Furthermore, we wanted our technique to be user-friendly and accessible to any researcher wanting to measure their own system. Many previously developed techniques that assess full motion profiles use electrical hardware that are not easily deployed in many sensorimotor laboratories – such as rotary encoders, motors, photodiodes, amplifiers and oscilloscopes (Adelstein et al., 1996; Becher et al., 2018; Di Luca, 2010; Zhao et al., 2017). The advantage of our technique is that all of the mechanical hardware required can be bought or fabricated relatively cheaply, and the only additional electrical hardware used is a smart phone capable of recording at 240 fps or above. While existing techniques use a high-speed camera to measure latency (Gilson & Glennerster, 2012; Steed, 2008), it requires the virtual representation be visible to the camera. This would be difficult for HMDs, as any representation will likely be too small to be measured accurately, with additional warping due to the lenses. Our method does not attempt to represent the virtual motion parametrically, but rather uses the color of the HMD’s screen to co-register the real movements, captured by the camera, and the virtual movement, written to file with the corresponding screen color.

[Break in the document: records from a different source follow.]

@@ -1053,7 +1052,7 @@
         c->outputHold = nullptr;
     }
     hipLaunchKernelGGL( k_offsets, dim3( 1 ), dim3( OFFSETS_THREADS ), 0, c->stream, c->dMeta, c->dSlotOf, n,
-                        c->out[c->outCurrent].capacity, c->dTotals );
+                        c->out[c->outCurrent].capacity, c->dTotals, c->dSegSucc );
     rc = queueOutput( c, n, c->dTotals + 1 );
     if ( rc != MI355X_BZ2_OK ) return rc;
     HIP_TRY( c, hipMemcpyAsync( c->hTotals, c->dTotals, 2 * sizeof( uint64_t ), hipMemcpyDeviceToHost, c->stream ) );
diff --git a/indexed_bzip2_amd/csrc/bz2_kernels.hip.h b/indexed_bzip2_amd/csrc/bz2_kernels.hip.h
--- a/indexed_bzip2_amd/csrc/bz2_kernels.hip.h
+++ b/indexed_bzip2_amd/csrc/bz2_kernels.hip.h
@@ -438,6 +438,7 @@
 constexpr uint32_t RLE_THREADS = 512;
 constexpr uint32_t RLE_BYTES_PER_THREAD = 32;
 constexpr uint32_t RLE_TILE = RLE_THREADS * RLE_BYTES_PER_THREAD;
+constexpr uint32_t RLE_WAVES = RLE_THREADS / 64;
 constexpr uint32_t FN_IDENTITY = 0 | ( 1 << 3 ) | ( 2 << 6 ) | ( 3 << 9 ) | ( 4 << 12 );
 
 __device__ __forceinline__ uint32_t
@@ -455,16 +456,272 @@
     return h;
 }
 
-__device__ __forceinline__ uint32_t
+__device__ __forceinline__ bool
+fn_is_const( uint32_t f )
+{
+    return f == ( f & 7u ) * 0x1249u;
+}
+
+__host__ __device__ constexpr uint32_t
 rle_step( uint32_t k, bool eq )
 {
     return eq ? ( k == 4 ? 0u : k + 1 ) : ( k == 4 ? 0u : 1u );
 }
 
+__device__ __forceinline__ uint32_t
+rle_piece_tiles( uint32_t n )
+{
+    const uint32_t tiles = ( n + RLE_TILE - 1 ) / RLE_TILE;
+    return ( tiles + RLE_PIECES - 1 ) / RLE_PIECES;
+}
+
+struct RleTables
+{
+    uint16_t fn[256];
+    uint16_t cm[5][256];
+};
+
+constexpr RleTables
+makeRleTables()
+{
+    RleTables r{};
+    for ( uint32_t e = 0; e < 256; ++e ) {
+        uint32_t t[5] = { 0, 1, 2, 3, 4 };
+        for ( uint32_t q = 0; q < 8; ++q ) {
+            for ( uint32_t k = 0; k < 5; ++k ) t[k] = rle_step( t[k], ( e >> q ) & 1u );
+        }
+        r.fn[e] = (uint16_t)( t[0] | ( t[1] << 3 ) | ( t[2] << 6 ) | ( t[3] << 9 ) | ( t[4] << 12 ) );
+        for ( uint32_t k = 0; k < 5; ++k ) {
+            uint32_t state = k, counts = 0;
+            for ( uint32_t q = 0; q < 8; ++q ) {
+                if ( state == 4 ) counts |= 1u << q;
+                state = rle_step( state, ( e >> q ) & 1u );
+            }
+            r.cm[k][e] = (uint16_t)( counts | ( state << 8 ) );
+        }
+    }
+    return r;
+}
+
+__device__ const RleTables RLE_TABLES = makeRleTables();
+
+__device__ __forceinline__ void
+rle_load_tables( RleTables& lds )
+{
+    static_assert( sizeof( RleTables ) % 4 == 0 );
+    const auto* const from = reinterpret_cast<const uint32_t*>( &RLE_TABLES );
+    auto* const to = reinterpret_cast<uint32_t*>( &lds );
+    for ( uint32_t i = threadIdx.x; i < sizeof( RleTables ) / 4; i += RLE_THREADS ) to[i] = from[i];
+}
+
+using RleBytes = uint32_t[RLE_BYTES_PER_THREAD / 4];
+
+struct RleChunk
+{
+    uint32_t prev;
+    uint32_t nb;
+    uint32_t eqMask;
+    uint32_t fn;
+};
+
+__device__ __forceinline__ uint32_t
+rle_byte( const RleBytes& wv, uint32_t q )
+{
+    return ( wv[q >> 2] >> ( 8 * ( q & 3 ) ) ) & 0xFFu;
+}
+
+__device__ __forceinline__ void
+rle_load_chunk( RleBytes& wv, RleChunk& c, const uint8_t* __restrict__ R, uint32_t N, uint32_t i0, const RleTables& tab )
+{
+#pragma unroll
+    for ( uint32_t j = 0; j < RLE_BYTES_PER_THREAD / 4; ++j ) wv[j] = 0;
+    c.prev = 0;
+    c.nb = 0;
+    if ( i0 < N ) {
+        c.nb = N - i0 < RLE_BYTES_PER_THREAD ? N - i0 : RLE_BYTES_PER_THREAD;
+        const uint4 v = *reinterpret_cast<const uint4*>( R + i0 );
+        const uint4 v2 = *reinterpret_cast<const uint4*>( R + i0 + 16 );
+        wv[0] = v.x; wv[1] = v.y; wv[2] = v.z; wv[3] = v.w;
+        wv[4] = v2.x; wv[5] = v2.y; wv[6] = v2.z; wv[7] = v2.w;
+        c.prev = i0 > 0 ? R[i0 - 1] : 0x100u;
+    }
+    c.eqMask = 0;
+    c.fn = FN_IDENTITY;
+    if ( c.nb == RLE_BYTES_PER_THREAD ) {
+        uint32_t before = c.prev << 24;
+#pragma unroll
+        for ( uint32_t j = 0; j < RLE_BYTES_PER_THREAD / 4; ++j ) {
+            const uint32_t d = wv[j] ^ __builtin_amdgcn_alignbit( wv[j], before, 24 );
+            const uint32_t nonZero = ( ( ( d & 0x7F7F7F7Fu ) + 0x7F7F7F7Fu ) | d ) & 0x80808080u;
+            const uint32_t e = ( ~nonZero >> 7 ) & 0x01010101u;
+            c.eqMask |= ( ( e * 0x01020408u ) >> 24 & 0xFu ) << ( 4 * j );
+            before = wv[j];
+        }
+        if ( c.prev > 0xFFu ) c.eqMask &= ~1u;
+        c.fn = fn_compose( fn_compose( tab.fn[c.eqMask & 0xFFu], tab.fn[( c.eqMask >> 8 ) & 0xFFu] ),
+                           fn_compose( tab.fn[( c.eqMask >> 16 ) & 0xFFu], tab.fn[c.eqMask >> 24] ) );
+    } else if ( c.nb > 0 ) {
+        const uint32_t nb = c.nb;
+        uint32_t p = c.prev, eqMask = 0;
+        _Pragma( "unroll" ) for ( uint32_t q = 0; q < RLE_BYTES_PER_THREAD; ++q ) { if ( q >= nb ) break;
+            const uint32_t b = rle_byte( wv, q );
+            eqMask |= ( b == p ? 1u : 0u ) << q;
+            p = b;
+        }
+        uint32_t t0 = 0, t1 = 1, t2 = 2, t3 = 3, t4 = 4;
+        _Pragma( "unroll" ) for ( uint32_t q = 0; q < RLE_BYTES_PER_THREAD; ++q ) { if ( q >= nb ) break;
+            const bool eq = ( eqMask >> q ) & 1u;
+            t0 = rle_step( t0, eq ); t1 = rle_step( t1, eq ); t2 = rle_step( t2, eq );
+            t3 = rle_step( t3, eq ); t4 = rle_step( t4, eq );
+        }
+        c.eqMask = eqMask;
+        c.fn = t0 | ( t1 << 3 ) | ( t2 << 6 ) | ( t3 << 9 ) | ( t4 << 12 );
+    }
+}
+
+__device__ __forceinline__ uint32_t
+rle_chunk_size( const RleBytes& wv, const RleChunk& c, uint32_t k, const RleTables& tab, uint32_t& countMask )
+{
+    uint32_t size = 0;
+    countMask = 0;
+    if ( c.nb == RLE_BYTES_PER_THREAD ) {
+        uint32_t r = tab.cm[k][c.eqMask & 0xFFu];
+        countMask = r & 0xFFu;
+        r = tab.cm[r >> 8][( c.eqMask >> 8 ) & 0xFFu];
+        countMask |= ( r & 0xFFu ) << 8;
+        r = tab.cm[r >> 8][( c.eqMask >> 16 ) & 0xFFu];
+        countMask |= ( r & 0xFFu ) << 16;
+        r = tab.cm[r >> 8][c.eqMask >> 24];
+        countMask |= ( r & 0xFFu ) << 24;
+        size = RLE_BYTES_PER_THREAD - (uint32_t)__popc( countMask );
+        if ( countMask != 0 ) {
+#pragma unroll
+            for ( uint32_t j = 0; j < RLE_BYTES_PER_THREAD / 4; ++j ) {
+                const uint32_t four = ( countMask >> ( 4 * j ) ) & 0xFu;
+                if ( four != 0 ) {
+#pragma unroll
+                    for ( uint32_t z = 0; z < 4; ++z ) {
+                        if ( ( four >> z ) & 1u ) size += ( wv[j] >> ( 8 * z ) ) & 0xFFu;
+                    }
+                }
+            }
+        }
+    } else {
+        const uint32_t nb = c.nb, eqMask = c.eqMask;
+        uint32_t counts = 0;
+        _Pragma( "unroll" ) for ( uint32_t q = 0; q < RLE_BYTES_PER_THREAD; ++q ) { if ( q >= nb ) break;
+            if ( k == 4 ) { size += rle_byte( wv, q ); counts |= 1u << q; } else { size += 1; }
+            k = rle_step( k, ( eqMask >> q ) & 1u );
+        }
+        countMask = counts;
+    }
+    return size;
+}
+
+__device__ __forceinline__ uint32_t
+rle_wave_scan( uint32_t fn, uint32_t lane, uint32_t& total )
+{
+    uint32_t incl = fn;
+    if ( __ballot( !fn_is_const( fn ) ) != 0 ) {
+        for ( int d = 1; d < 64; d <<= 1 ) {
+            const uint32_t o = __shfl_up( incl, d );
+            if ( (int)lane >= d && !fn_is_const( incl ) ) incl = fn_compose( o, incl );
+        }
+    }
+    uint32_t excl = __shfl_up( incl, 1 );
+    if ( lane == 0 ) excl = FN_IDENTITY;
+    total = __shfl( incl, 63 );
+    return excl;
+}
+
+__device__ __forceinline__ uint32_t
+wave_sum( uint32_t v )
+{
+    for ( int d = 32; d > 0; d >>= 1 ) v += __shfl_xor( v, d );
+    return v;
+}
+
+__global__ __launch_bounds__( RLE_THREADS ) void
+k_rle_size( const BlockMeta* __restrict__ meta, const uint8_t* __restrict__ r_buf, uint32_t* seg_succ )
+{
+    __shared__ RleTables tab;
+    __shared__ uint32_t wfn[2][RLE_WAVES];
+    __shared__ uint32_t wacc[6][RLE_WAVES];
+    const uint32_t b = blockIdx.y, piece = blockIdx.x;
+    const BlockMeta& mt = meta[b];
+    if ( !mt.walk_ok ) return;
+    const uint32_t N = mt.n;
+    const uint32_t perPiece = rle_piece_tiles( N );
+    const uint32_t begin = piece * perPiece * RLE_TILE;
+    const uint32_t end = min( N, ( piece + 1 ) * perPiece * RLE_TILE );
+    RlePiece& record = rlePieces( seg_succ, b )[piece];
+    if ( begin >= end ) {
+        if ( threadIdx.x == 0 ) {
+            record.fn = FN_IDENTITY;
+            for ( uint32_t j = 0; j < 5; ++j ) record.size[j] = 0;
+        }
+        return;
+    }
+    rle_load_tables( tab );
+    __syncthreads();
+    const uint8_t* const R = r_buf + (size_t)b * L_STRIDE;
+    const uint32_t tid = threadIdx.x, wave = sfl( tid >> 6 ), lane = tid & 63;
+
+    uint32_t carry = FN_IDENTITY;
+    uint32_t accAll = 0;
+    uint32_t acc[5] = {};
+    uint32_t parity = 0;
+    for ( uint32_t tile = begin; tile < end; tile += RLE_TILE, parity ^= 1u ) {
+        RleBytes wv;
+        RleChunk c;
+        rle_load_chunk( wv, c, R, N, tile + tid * RLE_BYTES_PER_THREAD, tab );
+        uint32_t waveFn;
+        const uint32_t excl = rle_wave_scan( c.fn, lane, waveFn );
+        if ( lane == 0 ) wfn[parity][wave] = waveFn;
+        __syncthreads();
+        uint32_t pre = FN_IDENTITY, tileFn = FN_IDENTITY;
+        for ( uint32_t w = 0; w < RLE_WAVES; ++w ) {
+            if ( w == wave ) pre = tileFn;
+            const uint32_t g = sfl( wfn[parity][w] );
+            tileFn = fn_is_const( g ) ? g : fn_compose( tileFn, g );
+        }
+        const uint32_t toWave = fn_is_const( pre ) ? pre : fn_compose( carry, pre );
+        const uint32_t before = lane == 0 ? toWave : ( fn_is_const( excl ) ? excl : fn_compose( toWave, excl ) );
+        uint32_t countMask;
+        if ( __ballot( !fn_is_const( before ) ) == 0 ) {
+            accAll += rle_chunk_size( wv, c, before & 7u, tab, countMask );
+        } else {
+#pragma unroll
+            for ( uint32_t j = 0; j < 5; ++j ) acc[j] += rle_chunk_size( wv, c, fn_apply( before, j ), tab, countMask );
+        }
+        carry = fn_is_const( tileFn ) ? tileFn : fn_compose( carry, tileFn );
+    }
+    accAll = wave_sum( accAll );
+#pragma unroll
+    for ( uint32_t j = 0; j < 5; ++j ) acc[j] = wave_sum( acc[j] );
+    if ( lane == 0 ) {
+        wacc[5][wave] = accAll;
+#pragma unroll
+        for ( uint32_t j = 0; j < 5; ++j ) wacc[j][wave] = acc[j];
+    }
+    __syncthreads();
+    if ( tid == 0 ) {
+        uint32_t all = 0;
+        for ( uint32_t w = 0; w < RLE_WAVES; ++w ) all += wacc[5][w];
+        for ( uint32_t j = 0; j < 5; ++j ) {
+            uint32_t s = all;
+            for ( uint32_t w = 0; w < RLE_WAVES; ++w ) s += wacc[j][w];
+            record.size[j] = s;
+        }
+        record.fn = carry;
+    }
+}
+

The presented technique could be expanded upon by assessing the response of the systems to movements at different frequencies. While the current technique allows the effect of motion prediction to be characterized during simple movements, it is unclear how fast participants would have to move for the motion prediction to perform badly, for example when making changes of direction in a manual tracking task. This could be assessed by linearly actuating the controller at known frequencies, and assessing the gain and latency response of the system (e.g., Adelstein et al., 1996). Knowing the system’s response across a frequency range, and comparing that to the frequencies with which people can move their arms, would fully provide further insight into the types of movements that can be reliably measured using current VR systems.

In addition, the precision of our latency estimates could be further improved. The camera we used has a high frame rate for a commercial smartphone, but one could employ a dedicated high-speed camera that records at 1000 FPS or greater, which would reduce the uncertainty around observations. Higher precision estimates of latencies may also be possible by filtering the data (with a suitably high cut-off frequency, see Schreven et al. (2015)) and using an interpolation algorithm (Brenner & Smeets, 2019), but care needs to be taken as poorly tuned parameters for either process may detrimentally adjust the data, potentially missing important features like the jump in the virtual controller position shown in Fig. 5a around motion onset.

Conclusions

We have created a novel technique to measure the motion-to-photon latency of controller movements. We tested the technique using four popular VR HMDs – the HTC Vive, Oculus Rift, Oculus Rift S, and Valve Index. Measurements of latency were made at the start of the movement, where all latencies were between 21 and 42 ms on average, and at the middle of the movement, where all latencies were 2–13 ms on average. Measurements of latency through the whole movement showed the motion-prediction algorithms reduce this latency within the first 25–58 ms of the movement. There are likely to be a number of experimental tasks and research questions where these latencies (and the variability thereof) are not problematic. Conversely, there will be tasks that are adversely affected by these temporal delays and the fact that the latencies vary throughout the movement. It is therefore incumbent on researchers to determine the latencies associated with the equipment they are using, report these latencies, and ensure that conclusions drawn from their experimental results are not undermined by this potentially confounding variable. The technique we report within this manuscript (and the associated software that we have made freely available) will enable researchers to make these measurements. In turn, this should enable the potential of VR systems in research to be realized.